Creativity is Here to Stay
WRITTEN IN RESPONSE TO KEVIN ASHTON'S:
Creativity is Here to Stay
Kevin Ashton’s recent essay on the end of creativity is thought-provoking, and certainly when someone with his accomplishments writes on a topic like creativity, it’s probably worth our while to give it a serious read.
While I appreciate and support Kevin’s ultimate message, that everyone can and should work to create solutions to problems, I do think he oversimplifies the topic, provides questionable evidence, and in the process ends up dismissing a simplistic characterization of one model of creativity in favor of another simplistically characterized model of creativty.
His argument is basically this: creativity is a nascent concept with mixed psychological research behind it, therefore it ought to be abandoned in favor of a collaborative, systematic, hard-work driven approach that anyone can partake in.
The biggest thing to consider about creativity is that it is a complicated and complex area of psychological research. And it’s not unique in that. Most subjects in psychology, behavioral science, and cognitive science tend to be difficult to study. Researchers continually struggle to design experiments that are ethical, replicable, and ultimately representative of real-world conditions.

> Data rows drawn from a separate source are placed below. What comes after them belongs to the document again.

__global__ void splitk_reduce_kernel(const float* __restrict__ part, int ksplit, long mn, float* __restrict__ C, int accumulate) {
    for (long i = (long)blockIdx.x * blockDim.x + threadIdx.x; i < mn; i += (long)gridDim.x * blockDim.x) {
        float v = accumulate ? C[i] : 0.f;
        for (int s = 0; s < ksplit; ++s) v += part[(long)s * mn + i];
        C[i] = v;
    }
}

int choose_ksplit(long out_tiles, long nkb, long workers, double r) {
    int ksplit = 1;
    long cap = nkb / 16;
    if (cap > 64) cap = 64;
    double best = -1.0;
    for (long ks = 1; ks <= cap; ++ks) {
        const long items = out_tiles * ks;
        const long waves = (items + workers - 1) / workers;
        const double score = (double)items / (double)(waves * workers) / (1.0 + r * (double)ks / (double)nkb);
        if (score > best) { best = score; ksplit = (int)ks; }
    }
    return ksplit;
}

template <bool A_MN, bool B_MN, int BN_, bool LSE, bool LOW_>
int launch_kernel(const CUtensorMap& ta, const CUtensorMap& tb, void* C, int c_bf16, const float* bias, int accumulate,
                  long M, int N, long K, int ksplit, long work, const LseArgs& ea, cudaStream_t st, float* part = nullptr) {
    using C_ = Cfg<BN_, LOW_>;
    auto kern = gemm_tc_kernel<A_MN, B_MN, BN_, LSE, LOW_>;
    static bool attr_done = false;
    if (!attr_done) {
        EB_CUDA(cudaFuncSetAttribute(kern, cudaFuncAttributeMaxDynamicSharedMemorySize, C_::SMEM_BYTES));
        attr_done = true;
    }
    const int grid = (int)(work < eb_num_sms() ? work : eb_num_sms());
    kern<<<grid, NTHREADS, C_::SMEM_BYTES, st>>>(ta, tb, C, c_bf16, bias, accumulate, M, N, K, ksplit, ea, part);
    EB_CHECK_LAUNCH();
    if (ksplit > 1) {
        const long mn = M * (long)N;
        const long blocks = (mn + 255) / 256, cap = 4L * eb_num_sms();
        splitk_reduce_kernel<<<(int)(blocks < cap ? blocks : cap), 256, 0, st>>>(part, ksplit, mn, (float*)C, accumulate);
        EB_CHECK_LAUNCH();
    }
    return EB_OK;
}

template <bool A_MN, bool B_MN, int BN_>
int launch(const CUtensorMap& ta, const CUtensorMap& tb, void* C, int c_bf16, const float* bias, int accumulate,
           long M, int N, long K, int ksplit, float* part, cudaStream_t st, const void* aux = nullptr) {
    LseArgs ea = LseArgs();
    ea.aux = reinterpret_cast<const __nv_bfloat16*>(aux);
    const long out_tiles = ((M + BM - 1) / BM) * ((N + BN_ - 1) / BN_);
    return launch_kernel<A_MN, B_MN, BN_, false, false>(ta, tb, C, c_bf16, bias, accumulate, M, N, K, ksplit,
                                                        out_tiles * ksplit, ea, st, part);
}

void plan(int a_mn_major, int c_bf16, int accumulate, long M, int N, long K, int flags, bool& wide, int& ksplit) {
    const bool low = (flags & EB_GEMM_CORESIDENT) != 0;
    static int force_bn = -1;
    if (force_bn < 0) { const char* e = getenv("EDGEDICT_GEMM_BN"); force_bn = e ? atoi(e) : 0; }
    const long wide_tiles = ((M + BM - 1) / BM) * (N / 256);
    wide = (N % 256 == 0) && (wide_tiles >= eb_num_sms() || (!c_bf16 && (K + BK - 1) / BK >= 64 && wide_tiles >= 8));
    if (!wide && N % 256 == 128 && N >= 512 && (M + BM - 1) / BM >= 4L * eb_num_sms() && accumulate == 0) wide = true;
    if (force_bn == 128) wide = false;
    if (force_bn == 256 && N % 128 == 0) wide = true;
    if (low) wide = false;
    (void)a_mn_major;
    const int BN = wide ? 256 : 128;
    const long out_tiles = ((M + BM - 1) / BM) * ((N + BN - 1) / BN);
    const long nkb = (K + BK - 1) / BK;
    ksplit = 1;
    if (!low && !c_bf16 && nkb >= 64 && out_tiles < eb_num_sms())
        ksplit = choose_ksplit(out_tiles, nkb, eb_num_sms(), BN == 256 ? 32.0 : 16.0);
}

Throw in something as complex and ambiguous as creativity and you’ve turned the dial to 11. Think about how many ways creativity can be interpreted, how many models for creativity have been proposed, and how many different problem domains there are to study creativity in. We can’t assume that the process applied to solving deterministic puzzles in a laboratory setting generalizes to every other kind of problem. It’s unlikely that the problem-solving process used to pin a box to a wall transfers readily to creatively solving the current Ukraine crisis. Even if we could, we can’t rely on looking at individual research papers and hope to derive sweeping generalizations from them, especially when we are rejecting one model and promoting another. After all, the supposed failure of one model does not guarantee the validity of another.
The fact of the matter is that nearly a century’s worth of research in creativity has simply shown us that there are a lot of proposed models and explanations for creativity, some more valid than others.

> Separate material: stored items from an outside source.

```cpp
const void* fr_debug_walk_tiles(const uint32_t* run_pos, const uint32_t* run_q0, const uint32_t* run_q1, size_t nruns, const uint32_t* qstart,
                                const uint32_t* qlen, size_t nq, size_t np) {
    return json_call([&]() {
        if (nruns > 0 && (!run_pos || !run_q0 || !run_q1)) fr::fail_str("fr_debug_walk_tiles: null run table");
        if (nq > 0 && (!qstart || !qlen)) fr::fail_str("fr_debug_walk_tiles: null query table");
        for (size_t q = 0; q < nq; q++)
            if ((size_t)qstart[q] + qlen[q] > np) fr::fail_str("fr_debug_walk_tiles: a query lies beyond np");
        for (size_t r = 0; r < nruns; r++)
            if (run_q0[r] > run_q1[r] || run_q1[r] > nq) fr::fail_str("fr_debug_walk_tiles: a run names queries that do not exist");
        const frdev::WalkTileLayout wl = frdev::build_walk_tiles(std::vector<uint32_t>(run_pos, run_pos + nruns), std::vector<uint32_t>(run_q0, run_q0 + nruns),
                                                                std::vector<uint32_t>(run_q1, run_q1 + nruns), std::vector<uint32_t>(qstart, qstart + nq),
                                                                std::vector<uint32_t>(qlen, qlen + nq), np);
        Value o = Value::object();
        auto list = [](const auto& v) {
            Value a = Value::array();
            for (auto x : v) a.push(Value::uint((uint64_t)x));
            return a;
        };
        o.set("walk_tile", Value::uint(frdev::WALK_TILE));
        o.set("wt_start", list(wl.wt_start));
        o.set("run_wt0", list(wl.run_wt0));
        o.set("seg", list(wl.seg));
        o.set("wofs", list(wl.wofs));
        return frjson::dump(o);
    });
}

const void* fr_debug_rccl_selftest(int device) {
    return json_call([&]() {
        std::vector<double> block(16), got;
        for (size_t i = 0; i < block.size(); i++) block[i] = 0.5 + (double)i;
        frdev::RcclReport rep;
        std::string err;
        if (!frdev::rccl_allgather(std::vector<int>(1, device), block.data(), block.size(), &got, &rep, &err, 1)) fr::fail_str(err);
        return frjson::dump(rccl_report_to_json(rep));
    });
}

int fr_set_device(int ordinal) {
    std::string err;
    if (!frdev::set_device(ordinal, &err)) return 1;
    frdev::warm_device(ordinal);
    g_pinned_device = ordinal;
    return 0;
}

const char* fr_version(void) { return "fastrank_amd 0.1.0 (fastrank C ABI 0.9.0-dev / python 0.7.0)"; }

const void* fr_train_model_shard(const void* train_request_json, const CDataset* dataset, uint32_t restart_begin,
                                 uint32_t restart_end) {
    return json_call([&]() {
        const CDataset& ds = require_dataset(dataset);
        ParsedRequest rq = parse_train_request(accept_str("train_request_json", train_request_json));
        if (rq.learner != Learner::CoordinateAscent) fr::fail_str("fr_train_model_shard: only CoordinateAscent shards by restart");
        std::lock_guard<std::mutex> lk(api_mu_of(ds));
        std::vector<fr::RestartResult> hist;
        train_ca(ds.view, rq, restart_begin, restart_end, &hist);
        Value o = Value::object();
        o.set("restarts", restarts_to_json(hist));
        {
            std::lock_guard<std::mutex> slk(g_stats_mu);
            o.set("stats", stats_to_json(g_last_stats));
        }
        return frjson::dump(o);
    });
}

struct FrTrainer {
    std::unique_ptr<fr::CATrainer> t;
    std::chrono::steady_clock::time_point t0;
    std::shared_ptr<fr::DataCore> core;
};

void* fr_ca_begin(const void* train_request_json, const CDataset* dataset, uint32_t restart_begin,
                  uint32_t restart_end, const void** error_out) {
    if (error_out) *error_out = nullptr;
    FrTrainer* h = nullptr;
    const void* st = status_call([&]() {
        const CDataset& ds = require_dataset(dataset);
        ParsedRequest rq = parse_train_request(accept_str("train_request_json", train_request_json));
        if (rq.learner != Learner::CoordinateAscent) fr::fail_str("fr_ca_begin: only CoordinateAscent");
        std::lock_guard<std::mutex> lk(api_mu_of(ds));
        fr::Evaluator ev = fr::make_evaluator(*ds.view, rq.measure, rq.has_qrel ? &rq.qrel : nullptr);
        if (ds.view->host_csr().nq == 0) fr::fail_str("assertion failed: !data.queries().is_empty()");
        auto holder = std::make_unique<FrTrainer>();
        holder->t0 = std::chrono::steady_clock::now();
        holder->t = std::make_unique<fr::CATrainer>(ds.view, std::move(ev), rq.ca, restart_begin, restart_end);
        holder->core = ds.view->core;
        h = holder.release();
    });
    if (st) {
        if (error_out) *error_out = st; else free((void*)st);
        return nullptr;
    }
    return h;
}

void* fr_ca_begin_query_shard(const void* train_request_json, const CDataset* dataset, uint64_t total_queries,
                              fr_allreduce_sum_fn allreduce, void* ctx, const void** error_out) {
    if (error_out) *error_out = nullptr;
    FrTrainer* h = nullptr;
    const void* st = status_call([&]() {
        const CDataset& ds = require_dataset(dataset);
        ParsedRequest rq = parse_train_request(accept_str("train_request_json", train_request_json));
        if (rq.learner != Learner::CoordinateAscent) fr::fail_str("fr_ca_begin_query_shard: only CoordinateAscent");
        if (!allreduce) fr::fail_str("fr_ca_begin_query_shard: allreduce callback is null!");
// ... 458 lines not shown
```

fastrank_amd/csrc/device.hpp:

```cpp
#pragma once
#include <algorithm>
#include <cstddef>
#include <cstdint>
#include <memory>
#include <string>
#include <vector>

namespace frdev {

const char* path_env(const char* name);
inline const char* pricing_env(const char* name) {
#ifdef FR_PRICING
    return path_env(name);
#else
    (void)name;
    return nullptr;
#endif
}

enum Measure : int { M_NDCG = 0, M_AP = 1, M_RR = 2 };
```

Ashton focuses on one particular stage in one particular model of creativity called “incubation.” Incubation is part of a multi-stage model of creativity proposed by Graham Wallas in the early 20th century. Ashton writes in End of Creativity:
“Incubation,” or solving problems by not thinking about them, has been widely studied. Berkeley’s Robert Olton spent the 1970s looking for it. In one experiment, he asked 160 people to solve a brainteaser, giving some breaks, while making others work continuously. The breaks made no difference. Olton was forced to conclude that,
“No evidence of incubation was apparent,” and added, “No study reporting evidence of incubation has survived replication by an independent investigator.”
And “insight” — the fully formed solution in a flash? German Gestalt psychologist Karl Duncker was one of the first to study that. In his most famous experiment, he gave people a box of tacks and a book of matches, and asked them to fix a candle to a wall so that it could be used as a reading light. The solution is to tack the tack-box to the wall — to see it as a thing for holding the candle, not a thing for holding the tacks. The shift from “tack-box” to “candle-holder” is the supposed “insight.” By having people think aloud, Duncker showed that the solution came incrementally, not instantly: everyone who discovered it thought of making a platform out of tacks, then realized the tack-box would be a better platform.
These experiments, although a few of hundreds, are representative. There is probably no such thing as creativity. But Duncker’s work laid the foundation for an alternative hypothesis: that extraordinary solutions come from ordinary people doing ordinary thinking.
I’m not sure where these hundreds of seemingly conclusive, unequivocal, and “representative” papers that damn creativity to a looming end are, but I’ve been unable to find them. I have been able to find several meta-analyses looking at creativity. A meta-analysis is a statistical process by which the results of multiple experiments are combined to get a better understanding of effects. They’re particularly useful in situations like this, where there are a lot of relatively small studies showing mixed results, and the chances of type II errors (think false negatives) are high.
A 2009 meta-analysis of incubation by Ut Na Sio and Thomas C. Ormerod at Lancaster University combined 117 empirical studies looking at the incubation effect. Their conclusion:
One the whole, the results of this meta-analysis support the existence of multiple types of problem-specific incubation effect. We suggest that the concept of incubation can be understood only through a close examination of the problems to which it is applied and the conditions under which it is elicited.
While one meta-analysis combining hundreds of studies about incubation doesn’t settle the greater question of creativity, it does make a strong case for the existence and validity of the incubation effect.
What these findings highlight is how important it is for us to refrain from drawing sweeping conclusions when all we have is mixed evidence. We have to instead rely on more robust scientific tools and methods to get a better understanding of what’s going on. And sometimes even that doesn’t work, so a humble appreciation for uncertainty is a must.
As for creativity, far from ending, it will likely continue to be an intense area of interest and research in psychology well into the 21st century, if not beyond. It will be exciting to see what evidence-based models for creativity will emerge.